TASK ITEM:
Find the line with "ProfScope p(TEXGS_K_RANGES, s);". Transcribe it and each later line of the data exactly, up to and including the last.

RECORDS PROVIDED:
=-=-=
int texgs_depth_sort_scan(TexGSGeom* geom, int32_t num_gaussians, void* stream) {
    if (!geom) return fail_msg("NULL argument");
    TexGSFrame f0; memset(&f0, 0, sizeof(f0)); f0.num_gaussians = num_gaussians;
    return depth_sort_scan(&f0, geom, (hipStream_t)stream);
}

static int render_forward_impl(const TexGSFrame* frame, const TexGSInputs* in, const TexGSGeom* geom,
                               const TexGSBinning* bin, TexGSImage* img, void* stream, bool counters_zeroed) {
    if (int r = validate_frame(frame)) return r;
    if (!in || !geom || !bin || !img) return fail_msg("NULL argument");
    hipStream_t s = (hipStream_t)stream;
    const CamConst c = make_cam(frame);
    if (img->tex_bin_count && in->texture && !counters_zeroed) {
        hipError_t e = hipMemsetAsync(img->tex_bin_count, 0, sizeof(uint32_t) * 2 * tex_bin_count(c.R), s);
        if (e != hipSuccess) return fail("tex_bin_count memset", e);
    }
    { ProfScope p(TEXGS_K_RENDER_FWD, s); launch_render_fwd(c, frame, in, geom, bin, img, s); }
    return check(frame, s, "render_fwd");
}

int texgs_render_forward(const TexGSFrame* frame, const TexGSInputs* in, const TexGSGeom* geom,
                         const TexGSBinning* bin, TexGSImage* img, void* stream) {
    return render_forward_impl(frame, in, geom, bin, img, stream, false);
}

int texgs_bin_sort_render_forward(const TexGSFrame* frame, const TexGSInputs* in, const TexGSGeom* geom,
                                  TexGSBinning* bin, TexGSImage* img, void* stream) {
    if (int r = validate_frame(frame)) return r;
    if (!in || !geom || !bin || !img) return fail_msg("NULL argument");
    hipStream_t s = (hipStream_t)stream;
    const CamConst c = make_cam(frame);
    if (bin->num_rendered > 0) {
        if (bin->sort_temp_bytes < sort_temp_bytes(bin->num_rendered, (uint32_t)(c.tiles_x * c.tiles_y))) return fail_msg("sort_temp too small");
        { ProfScope p(TEXGS_K_DUPLICATE, s); launch_duplicate(c, geom, bin, s); }
        if (int r = check(frame, s, "duplicate_with_keys")) return r;
        { ProfScope p(TEXGS_K_SORT, s);
          if (int r = launch_sort(c, geom, bin, s)) return fail("tile sort", (hipError_t)r); }
        if (int r = check(frame, s, "tile sort")) return r;
    }
    { ProfScope p(TEXGS_K_RANGES, s);
      launch_ranges(c, bin, img->tex_bin_count, img->tex_bin_count ? 2 * (int)tex_bin_count(c.R) : 0, s); }
    if (int r = check(frame, s, "tile_ranges")) return r;
    return render_forward_impl(frame, in, geom, bin, img, stream, true);
}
=-=-=
ANSWER SECTION:
    { ProfScope p(TEXGS_K_RANGES, s);
      launch_ranges(c, bin, img->tex_bin_count, img->tex_bin_count ? 2 * (int)tex_bin_count(c.R) : 0, s); }
    if (int r = check(frame, s, "tile_ranges")) return r;
    return render_forward_impl(frame, in, geom, bin, img, stream, true);
}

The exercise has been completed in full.